# [WORK ORDER]
Below are some records. How many of their lines contain the string "unsqueeze"? Give the number only.

# [INPUT DATA]
....
class Layout:

    def __init__(self, rows=None, cols=None, exists=True, fill=0.0):
        self.rows, self.cols, self.exists, self.fill = rows, cols, exists, fill
# ... 245 lines not shown
        p = self.params
        H, A = self.n_h, self.n_a
        if ops.heads_supported(h, A, self.nbr_idx):
            return ops.heads(h, p['pi_w'], p['pi_b'], p['v_w'], p['v_b'], action, self.nbr_idx, A)
        w = torch.cat([p['pi_w'], p['v_w'][:, :H]], dim=2)
        b = torch.cat([p['pi_b'], p['v_b']], dim=1)
        out = torch.baddbmm(b.unsqueeze(1), h, w)
        na = ops.nbr_onehot(action, self.nbr_idx, A)
        return out[..., :A], out[..., A] + torch.bmm(na, p['v_w'][:, H:]).squeeze(-1)

    def value(self, h, na_onehot, out=None):
        p = self.params
        H = self.n_h
        v = torch.baddbmm(p['v_b'].unsqueeze(1), h, p['v_w'][:, :H])
        if out is not None:
            torch.baddbmm(v, na_onehot, p['v_w'][:, H:], out=out.unsqueeze(-1))
            return out
        return torch.baddbmm(v, na_onehot, p['v_w'][:, H:]).squeeze(-1)

    def encode(self, x, fp_prev, out=None):
        with torch.no_grad():
            if out is not None:
                return self._enc_infer(x.transpose(0, 1), fp_prev, out=out)
            return self._enc_infer(x.transpose(0, 1), fp_prev)

    def step(self, enc, h, c, done, h_out, c_out, done_is_zero=False, second=False):
        with torch.no_grad():
            z1, z2, xs = self._recur_addends(enc, h, second=second)
            wh, b = self.params[self.k_wh], self.params[self.k_b]
            if self.n_h == ops.FUSED_H:
                ops.lstm_step_fused(h, wh, b, z1, z2, c, done, None, c_out, h_out, xs=xs, **self._prec_kw)
            else:
                hk = h if done_is_zero else h * (1.0 - done).view(1, -1, 1)
                z = torch.bmm(hk, wh) if z2 is None else torch.baddbmm(z2, hk, wh)
                ops.lstm_cell_infer(z, b, c, done, c_out, h_out, z2=z1)
        return h_out, c_out

    @property
    def fused_heads(self):
        return self.n_h == ops.FUSED_H and self.n_a <= ops.HEAD_MAX_A

    def step_policy(self, enc, h, c, done, h_out, c_out, pi_out, act_out, done_is_zero=False, gates=None, save=None,
                    **draw):
        with torch.no_grad():
            if self.fused_heads:
                z1, z2, xs = self._recur_addends(enc, h, save=save, fuse_msg=self.msg_inplace_ok or h_out.data_ptr() != h.data_ptr())
                p = self.params
                ops.lstm_step_policy(h, p[self.k_wh], p[self.k_b], z1, z2, c, done, c_out, h_out, p['pi_w'], p['pi_b'],
                                     pi_out, act_out, xs=xs, gates=gates, **self._prec_kw, **draw)
            else:
                self.step(enc, h, c, done, h_out, c_out, done_is_zero)
                pi_out.copy_(self.pi(h_out))
                ops.sample_actions(pi_out, act_out, **draw)
        return pi_out, act_out

    @property
    def fused_pv(self):
        return self.fused_heads and not self.coupled

    @property
    def fused_pv_coupled(self):
        return self.coupled and self.fused_heads and self.msg_kind != ops.MSG_DIAL and self._msg() is not None

    def pv_one_launch(self, E):
        if self.fused_pv:
            return True
        K = self.n_h * self.m_max if self.msg_kind == ops.MSG_GATHER_RELU else self.n_h
        if K > ops.MSG_MAX_K:
            return False
        return self.fused_pv_coupled and ops.step_handoff_supported(self.N, E, self.device, K=K)

    def _sync_words(self, E):
        pool = self.__dict__.setdefault('_sync_pool', {})
        if E not in pool:
            pool[E] = ops.step_sync_words(self.N, E, self.device)
        return pool[E]

    def encodes_in_step(self, E, compact):
        return False

    _bits_steps = 0

    def invalidate_cached_msg(self):
        """(lstm_dial keeps message vectors of the last policy step: see DIALMultiAgentPolicy)"""

    def enc_in_kernel(self, E, compact):
        return False

    @property
    def env_step_in_kernel(self):
        return True

    def step_policy_value(self, enc, h, c, done, pi_out, act_out, v_out, h_out=None, c_out=None, gates=None,
                          defer_action_term=False, save=None, ob=None, carry=None, **draw):
        with torch.no_grad():
            if self.coupled:
                z1, z2, xs = self._recur_addends(enc, h, save=save, fuse_msg=True)
                xs[4]['sync'] = self._sync_words(h.shape[1])
                if carry:
                    xs[4].update(carry)
                if isinstance(ob, dict) and 'genv' in ob:
                    xs[4]['ob'], xs[4]['genv'] = self._ob_spec(ob['x']), ob['genv']
                elif isinstance(ob, dict):
                    xs[4]['enc_spec'] = self._enc_spec(ob['x'], ob['fp'], None, ob.get('env'), ob.get('bits'))
                elif ob is not None:
                    xs[4]['ob'] = self._ob_spec(ob)
            elif ob is not None:
                z1, z2, xs = None, None, (self._enc_spec(ob['x'], ob['fp'], enc, ob.get('env'), ob.get('bits')), self.params[self.k_wx],
                                          self._step_img)
            else:
                z1, z2, xs = self._recur_addends(enc, h)
            p = self.params
            ops.lstm_step_policy_value(h, p[self.k_wh], p[self.k_b], z1, z2, c, done, p['pi_w'], p['pi_b'], pi_out, act_out,
                                       p['v_w'], p['v_b'], self.nbr_idx, self.n_a, v_out, xs=xs, h_out=h_out, c_out=c_out,
                                       gates=gates, defer_action_term=defer_action_term, **self._prec_kw, **draw)
        return act_out

    @property
    def bptt_takes_head_dy(self):
        if self.coupled and os.environ.get('NMARL_BPTT_HEAD_DY_COUPLED', '1') == '0':
            return False
        return self.xside

    @property
    def can_save_acts(self):
        return self.xside and self.fused_heads

    def unroll_saved(self, X, FP, S, G, Hall, Call, done, masked_steps=None, S_ext=None, S_bits=None):
        T, E = done.shape
        Xv = X.reshape(T * E, self.N, X.shape[-1]).transpose(0, 1)
        if self.coupled:
            return self._unroll_saved_coupled(Xv, FP, S, G, Hall, Call, done, masked_steps, S_ext, S_bits)
        if S_bits is not None:
            s = self._enc(Xv, FP, saved=S.view(self.N, T * E, S.shape[-1]), bits=S_bits.view(self.N, T * E, 4))
        else:
            s = self._enc(Xv, FP, saved=S.view(self.N, T * E, S.shape[-1]))
        Hs = ops.lstm_sequence_saved(s.view(self.N, T, E, s.shape[-1]), self.params[self.k_wx], self.params[self.k_wh],
                                     self.params[self.k_b], G, Hall, Call, done, masked_steps, s_ext=S_ext)
        return Hs.reshape(self.N, T * E, self.n_h)

    def save_spec(self):
        return {}

    def _unroll_saved_coupled(self, Xv, FP, S, G, Hall, Call, done, masked_steps, S_ext=None, S_bits=None):
        T, E = done.shape
        kind, wx, w_msg, b_msg, mfc_w, mfc_b = self._seq_args()
        enc = self._enc_saved(Xv, FP, S) if S_bits is None else self._enc_saved(Xv, FP, S, bits=S_bits.view(self.N, T * E, 4))
        extra = dict(getattr(self, '_extra', {}))
        if kind == 'dial' and 'A2' in getattr(self, '_extra_full', {}) and extra.get('A2') is not None:
            extra['A2'] = self._extra_full['A2']
        if kind == 'ic3':
            mm = getattr(self, '_extra_full', {}).get('MM') if getattr(self, '_mm_was_saved', False) else None
            extra['A1'] = mm if (mm is not None and mm.shape[1] == T + 1) else None
        Hs = sequence.coupled_sequence_saved(kind, self.nbr_idx, masked_steps, enc.view(self.N, T, E, enc.shape[-1]), done,
                                             self.params[self.k_wx], self.params[self.k_wh], self.params[self.k_b],
                                             w_msg, b_msg, mfc_w, mfc_b, G, Hall, Call, S, extra, s_ext=S_ext)
        return Hs.reshape(self.N, T * E, self.n_h)

    def step_value(self, enc, h, c, done, h_out, c_out, action, v_out, done_is_zero=False):
        with torch.no_grad():
            if self.fused_heads:
                z1, z2, xs = self._recur_addends(enc, h, second=True, fuse_msg=True)
                p = self.params
                ops.lstm_step_value(h, p[self.k_wh], p[self.k_b], z1, z2, c, done, c_out, h_out, p['v_w'], p['v_b'],
                                    action, self.nbr_idx, self.n_a, v_out, xs=xs, **self._prec_kw)
            else:
                self.step(enc, h, c, done, h_out, c_out, done_is_zero, second=True)
                self.value(h_out, ops.nbr_onehot(action, self.nbr_idx, self.n_a), out=v_out)
        return v_out

    def fused_env_encode(self, fp_next, out):
        return None

    def _fused_spec(self, ob, fp_keys, fp_next, out):
        p = self.params
        if self.hetero or self.n_feat != 5 or self.m_max != 2 or self.n_a != 4 or p[ob[0]].shape[1:] != (15, 64):
            return None
        d = dict(w_ob=p[ob[0]], b_ob=p[ob[1]], nbr_idx=self.nbr_idx, out=out, act=ops.BIAS_RELU)
        if fp_keys is not None:
            if p[fp_keys[0]].shape[1:] != (8, 64):
                return None
            d.update(w_fp=p[fp_keys[0]], b_fp=p[fp_keys[1]], fp=fp_next)
        return d

    def _enc_one_launch(self, xv, width):
        return width == ops.FC_J and self.n_obs <= ops.FC_MAX_F and self.n_na <= ops.FC_MAX_F

    def _compact(self, xv):
        return xv.shape[2] == self.n_feat and self.n_obs != self.n_feat

    def _ob_part(self, xv, w_key, b_key):
        p = self.params
        return (xv, p[w_key], p[b_key], self.nbr_self if self._compact(xv) else None)

    def _fc_ob_infer(self, xv, w_key, b_key, act, out=None):
        if self._compact(xv):
            return ops.fc_fwd_multi([self._ob_part(xv, w_key, b_key)], act, out=out)
        return self._fc_infer(xv, w_key, b_key, act, out=out)

    def expand_obs(self, X):
        idx = self.nbr_self.long()
        g = X[..., idx.clamp(min=0), :] * (idx >= 0).to(X.dtype).unsqueeze(-1)
        return g.reshape(*X.shape[:-1], self.n_obs)

    def _fc_infer(self, x, w_key, b_key, act, out=None):
        w, b = self.params[w_key], self.params[b_key]
        if ops.fc_supported(x, w):
            return ops.fc_fwd(x, w, b, act, out=out)
        return ops.bias_act_(torch.bmm(x, w), b, act, out=out)

    def _recur_addends(self, enc, h, second=False, save=None, fuse_msg=False):
        if self.xside:
            return None, None, (enc, self.params[self.k_wx], self._step_img)
        return enc, None, self._wh_xs()

    k_wx = None
    _img = None
    _img_x3 = None

    @property
    def _prec_kw(self):
        return {} if self.precision == 'fp32' else {'precision': self.precision}

    @property
    def _step_img(self):
        return self._img_x3 if self.precision == 'bf16x3' else self._img

    @property
    def xside(self):
        return self.k_wx is not None and ops.xside_supported(self.params[self.k_wx].shape[1], self.n_h)

    def refresh_wimage(self):
        if self.xside:
            self._img = ops.lstm_wimage(self.params[self.k_wx], self.params[self.k_wh], out=self._img)
            if self.precision == 'bf16x3':
                self._img_x3 = ops.lstm_wimage(self.params[self.k_wx], self.params[self.k_wh], out=self._img_x3, precision='bf16x3')
            if self.msg_kind and ops.msg_supported(self.msg_kind, self.m_max, self.n_h):
                self._msg_img = ops.lstm_msg_wimage(self.params['w_msg'], out=self._msg_img)
        elif self.n_h == ops.FUSED_H:
            self._img = ops.lstm_wimage(None, self.params[self.k_wh], out=self._img)

    def _wh_xs(self):
        return (None, None, self._img) if self.n_h == ops.FUSED_H else None

    msg_kind = 0
    msg_inplace_ok = False
    _msg_img = None

    def _msg(self, **kw):
        if not (self.xside and self.msg_kind and self._msg_img is not None):
            return None
        p = self.params
        return dict(kind=self.msg_kind, nbr_idx=self.nbr_idx, w_msg=p['w_msg'], b_msg=p['w_msg_b'], img=self._msg_img, **kw)

    def unroll(self, X, FP, done, h0, c0, masked_steps=None):
        T, E = done.shape
        Xv = X.reshape(T * E, self.N, X.shape[-1]).transpose(0, 1)
        enc = self._enc(Xv, FP)
        if not self.coupled:
            if self.xside:
                self.refresh_wimage()
                Hs = ops.lstm_sequence_x(enc.view(self.N, T, E, enc.shape[-1]), self.params[self.k_wx],
                                         self.params[self.k_wh], self.params[self.k_b], h0, c0, done, masked_steps,
                                         self._img)
            else:
                Hs = ops.lstm_sequence(enc.view(self.N, T, E, enc.shape[-1]), self.params[self.k_wh],
                                       self.params[self.k_b], h0, c0, done, masked_steps)
            return Hs.reshape(self.N, T * E, self.n_h)
        if self.fused_coupled:
            kind, wx, w_msg, b_msg, mfc_w, mfc_b = self._seq_args()
            Hs = sequence.coupled_sequence(kind, self.nbr_idx, masked_steps, enc.view(self.N, T, E, enc.shape[-1]), h0, c0,
                                           done, wx, self.params[self.k_wh], self.params[self.k_b], w_msg, b_msg,
                                           mfc_w, mfc_b)
            return Hs.reshape(self.N, T * E, self.n_h)
        enc_steps = enc.view(self.N, T, E, enc.shape[-1]).unbind(1)
        h, c = h0, c0
        hs = []
        wh, b = self.params[self.k_wh], self.params[self.k_b]
        for t in range(T):
            zx = self._recur_in(enc_steps[t], h)
            keep = (1.0 - done[t]).view(1, -1, 1)
            z = torch.baddbmm(zx, h * keep, wh)
            h, c = ops.lstm_cell(z, b, c, done[t])
            hs.append(h)
        return torch.stack(hs, dim=1).reshape(self.N, T * E, self.n_h)


class LstmPolicy(BatchedPolicy):
    name = 'lstm'
    summary_name = 'lstm_0'
    k_wh, k_b, k_wx = 'lstm_wh', 'lstm_b', 'lstm_wx'
    k_ob = 'fc_w'
    coupled = False

    def _phases(self):
        nf, H, F = self.n_fc, self.n_h, self.n_feat
        return [[('fc_w', 'lstm_%d/fc/w', (self.n_obs, nf), self._L_slots),
                 ('fc_b', 'lstm_%d/fc/b', (nf,), None),
                 ('lstm_wx', 'lstm_%d/lstm/wx', (nf, 4 * H), None),
                 ('lstm_wh', 'lstm_%d/lstm/wh', (H, 4 * H), None),
                 ('lstm_b', 'lstm_%d/lstm/b', (4 * H,), None)] + self._head_phase('lstm_%d/pi', 'lstm_%d/v')]

    def _enc(self, xv, fp, saved=None):
        p = self.params
        s = ops.fc_concat([self._ob_part(xv, 'fc_w', 'fc_b')], ops.BIAS_RELU, saved=saved)
        return s if self.xside else ops.linear(s, p['lstm_wx'])

    def _enc_infer(self, xv, fp, out=None):
        s = self._fc_ob_infer(xv, 'fc_w', 'fc_b', ops.BIAS_RELU, out=out)
        return s if self.xside else torch.bmm(s, self.params['lstm_wx'])

    def fused_env_encode(self, fp_next, out):
        return self._fused_spec(('fc_w', 'fc_b'), None, fp_next, out) if self.xside else None

    enc_writes_bits = False
# ... 280 lines not shown
                for j in tab[i]:
                    if j >= 0:
                        A[i, j] = 1.0
            self._avg = torch.from_numpy(A / A.sum(1, keepdims=True)).to(self.device)
        with torch.no_grad():
            blk = ps.flat[:, o0:o1]
            blk.copy_(self._avg @ blk)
....
# [RESULT FOR THIS EXERCISE]
4